Hi, I’m currently trying to fix a few issues so I can run the benchmark properly. At the moment, it crashes when MTP > 2. But yes, of course, I can push my work to your repo. I just want to make sure I’m doing it the right way. The goal is to contribute usefully, not to push something pointless.
FWIW in case others didn’t see it, the original reddit post was edited with this:
EDIT: BASICALLY IGNORE THESE RESULTS OF below, because I coudn’t reproduce them with respect to speed, while controlling vor variables of thinking enabled and MTP. While controlling for them i saw maybe a 2.5 to 6 percent increase, which is probably within MOE. My apologies on this one folks. Im sorry.
An increase is still an increase, but if I’m understanding the edit properly, it’s not the jump that was originally described.
After the feedback here, I reran the tests with llama-benchy instead of relying on my initial manual measurements and vLLM throughput logs.
My original post reported 19.6 tok/s with MTP=3, but after digging deeper, that number was misleading for real user-visible throughput.

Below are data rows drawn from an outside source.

@@ -88,7 +91,7 @@
   __shared__ double xband[BC + 8];
   const uint64_t groups = gend - gbeg;
   const unsigned g0 = gbeg + (unsigned)(groups * blockIdx.x / gridDim.x), g1 = gbeg + (unsigned)(groups * (blockIdx.x + 1) / gridDim.x);
-  expand_share<VALUED, U, NTLD, NTST, BC>(xband, ncol, B, band_ptr, lcol, vals, gdst, x, xs, prod, g0, g1);
+  expand_share<VALUED, U, NTV, NTC, NTST, BC>(xband, ncol, B, band_ptr, lcol, vals, gdst, x, xs, prod, g0, g1);
 }
 
 template <bool NTLD, bool L8>
@@ -398,7 +401,7 @@
 }
 
 
-template <bool VALUED, int K, int U>
+template <bool VALUED, int K, int U, bool NTV, bool NTC>
 __global__ __launch_bounds__(kBinBlock) void spmm_expand_kernel(
     int ncol, int B, const unsigned *__restrict__ band_ptr, const uint16_t *__restrict__ lcol,
     const double *__restrict__ vals, const unsigned *__restrict__ gdst, const double *__restrict__ X, int xs,
@@ -453,9 +456,9 @@
 #pragma unroll
       for (int k = 0; k < U; ++k) {
         const int64_t e = o + (int64_t)k * EPS;
-        a[k] = lcol[e];
+        a[k] = stream_load<NTC>(lcol + e);
         d[k] = gdst[e / GE];
-        if (VALUED) v[k] = vals[e];
+        if (VALUED) v[k] = stream_load<NTV>(vals + e);
       }
       __builtin_amdgcn_sched_barrier(0);
 #pragma unroll
@@ -467,17 +470,17 @@
       }
     }
     for (; o < e1; o += EPS) {
-      const unsigned a = lcol[o];
+      const unsigned a = stream_load<NTC>(lcol + o);
       const unsigned d = gdst[o / GE];
       v2d p = *reinterpret_cast<const v2d *>(&xband[a * K + 2 * h]);
-      if (VALUED) { const double v = vals[o]; p.x *= v; p.y *= v; }
+      if (VALUED) { const double v = stream_load<NTV>(vals + o); p.x *= v; p.y *= v; }
       __builtin_nontemporal_store(p, (v2d *)(prod + ((int64_t)d * GE + (o % GE)) * K + 2 * h));
     }
     g = gb;
   }
 }
 
-template <int K>
+template <int K, bool NTLD>
 __global__ __launch_bounds__(kBinBlock) void spmm_reduce_kernel(
     const unsigned *__restrict__ bin_ptr_all, const int *__restrict__ panel_row_all, const uint16_t *__restrict__ lrow,
     const double *__restrict__ prod, double *__restrict__ Y, int ys, int pbase)
@@ -485,50 +488,52 @@
   const unsigned *__restrict__ bin_ptr = bin_ptr_all + pbase;
   const int *__restrict__ panel_row = panel_row_all + pbase;
   constexpr int GE = kBinGroup / K;
-  constexpr int EPL = 8 / K;
+  constexpr int KLOG = K == 2 ? 1 : 2;
+  static_assert(K == 2 || K == 4, "a lane owns one pair of an entry's K products");
   __shared__ double ytile[kBinRowsMax];
   const int t = threadIdx.x;
   const int r0 = panel_row[blockIdx.x], nr = panel_row[blockIdx.x + 1] - r0;
   for (int i = t; i < nr * K; i += kBinBlock) ytile[i] = 0.0;
   __syncthreads();
-  const int64_t e0 = (int64_t)bin_ptr[blockIdx.x] * GE, e1 = (int64_t)bin_ptr[blockIdx.x + 1] * GE;
-  typedef uint16_t rows_t __attribute__((ext_vector_type(EPL)));
+  const int64_t d0 = (int64_t)bin_ptr[blockIdx.x] * GE * K, d1 = (int64_t)bin_ptr[blockIdx.x + 1] * GE * K;
 #define FS_ADD(idx, val) __hip_atomic_fetch_add(&ytile[idx], val, __ATOMIC_RELAXED, __HIP_MEMORY_SCOPE_WORKGROUP)
-  auto add8 = [&](const rows_t a, const v2d (&p)[4]) {
-#pragma unroll
-    for (int q = 0; q < EPL; ++q) {
-      const int base = (int)a[q] * K;
-#pragma unroll
-      for (int j = 0; j < K; j += 2) {
-        FS_ADD(base + j, p[(q * K + j) / 2].x);
-        FS_ADD(base + j + 1, p[(q * K + j) / 2].y);
-      }
-    }
-  };
-  constexpr int64_t kStep = (int64_t)EPL * kBinBlock;
-  constexpr int64_t kRound = 2 * kStep;
-  int64_t e = e0 + (int64_t)EPL * t;
-  for (; e - EPL * t + kRound <= e1; e += kRound) {
-    rows_t a[2];
+#define FS_ADD2(R, D, P) { const int base = (int)(R) * K + (int)((D) & (K - 1)); FS_ADD(base, (P).x); FS_ADD(base + 1, (P).y); }
+  constexpr int64_t kStep = 8 * kBinBlock, kRound = 2 * kStep;
+  const int wave0 = (t >> 6) * 512, lane0 = wave0 + 2 * (t & 63);
+  int64_t db = d0;
+  for (; db + kRound <= d1; db += kRound) {
+    const int64_t d = db + lane0;
+    unsigned a[2][4];
     v2d p[2][4];
 #pragma unroll
-    for (int k = 0; k < 2; ++k) {
-      const int64_t ek = e + k * kStep;
-      a[k] = *reinterpret_cast<const rows_t *>(lrow + ek);
-#pragma unroll
-      for (int j = 0; j < 4; ++j) p[k][j] = *reinterpret_cast<const v2d *>(prod + ek * K + 2 * j);
-    }
+    for (int k = 0; k < 2; ++k)
+#pragma unroll
+      for (int j = 0; j < 4; ++j) {
+        const int64_t dk = d + k * kStep + 128 * j;
+        a[k][j] = lrow[dk >> KLOG];
+        p[k][j] = stream_load<NTLD>((const v2d *)(prod + dk));
+      }
     __builtin_amdgcn_sched_barrier(0);
-    add8(a[0], p[0]);
-    add8(a[1], p[1]);
-  }
-  for (; e < e1; e += kStep) {
-    const rows_t a = *reinterpret_cast<const rows_t *>(lrow + e);
+#pragma unroll
+    for (int k = 0; k < 2; ++k)
+#pragma unroll
+      for (int j = 0; j < 4; ++j) FS_ADD2(a[k][j], d + 128 * j, p[k][j])
+  }
+  for (; db + wave0 < d1; db += kStep) {
+    const int64_t d = db + lane0;
+    unsigned a[4];
     v2d p[4];
 #pragma unroll
-    for (int j = 0; j < 4; ++j) p[j] = *reinterpret_cast<const v2d *>(prod + e * K + 2 * j);
-    add8(a, p);
-  }
+    for (int j = 0; j < 4; ++j) {
+      const int64_t dj = d + 128 * j, dc = dj < d1 ? dj : d1 - 2;
+      a[j] = lrow[dc >> KLOG];
+      p[j] = stream_load<NTLD>((const v2d *)(prod + dc));
+    }
+#pragma unroll
+    for (int j = 0; j < 4; ++j)
+      if (d + 128 * j < d1) FS_ADD2(a[j], d + 128 * j, p[j])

The vLLM logs were clearly not the right metric to use here for speculative decoding on this setup.
Using llama-benchy, the best stable result I can get on a single DGX Spark with Qwen3.5-122B-A10B-NVFP4 is actually with MTP disabled:
llama-benchy results
MTP=0
| model | test | t/s | peak t/s | ttfr (ms) | est_ppt (ms) | e2e_ttft (ms) |
|---|---|---|---|---|---|---|
| sehyo/Qwen3.5-122B-A10B-NVFP4 | pp128 | 264.74 ± 184.85 | 11084.43 ± 15212.30 | 11083.72 ± 15212.30 | 11084.50 ± 15212.31 | |
| sehyo/Qwen3.5-122B-A10B-NVFP4 | tg256 | 14.31 ± 0.07 | 15.00 ± 0.00 |
MTP=1
| model | test | t/s | peak t/s | ttfr (ms) | est_ppt (ms) | e2e_ttft (ms) |
|---|---|---|---|---|---|---|
| sehyo/Qwen3.5-122B-A10B-NVFP4 | pp128 | 245.77 ± 122.02 | 847.31 ± 647.26 | 846.20 ± 647.26 | 847.37 ± 647.27 | |
| sehyo/Qwen3.5-122B-A10B-NVFP4 | tg256 | 11.86 ± 0.10 | 13.00 ± 0.00 |
I also tested MTP=2, and llama-benchy crashes on the third pass on my setup, so that configuration is not stable here.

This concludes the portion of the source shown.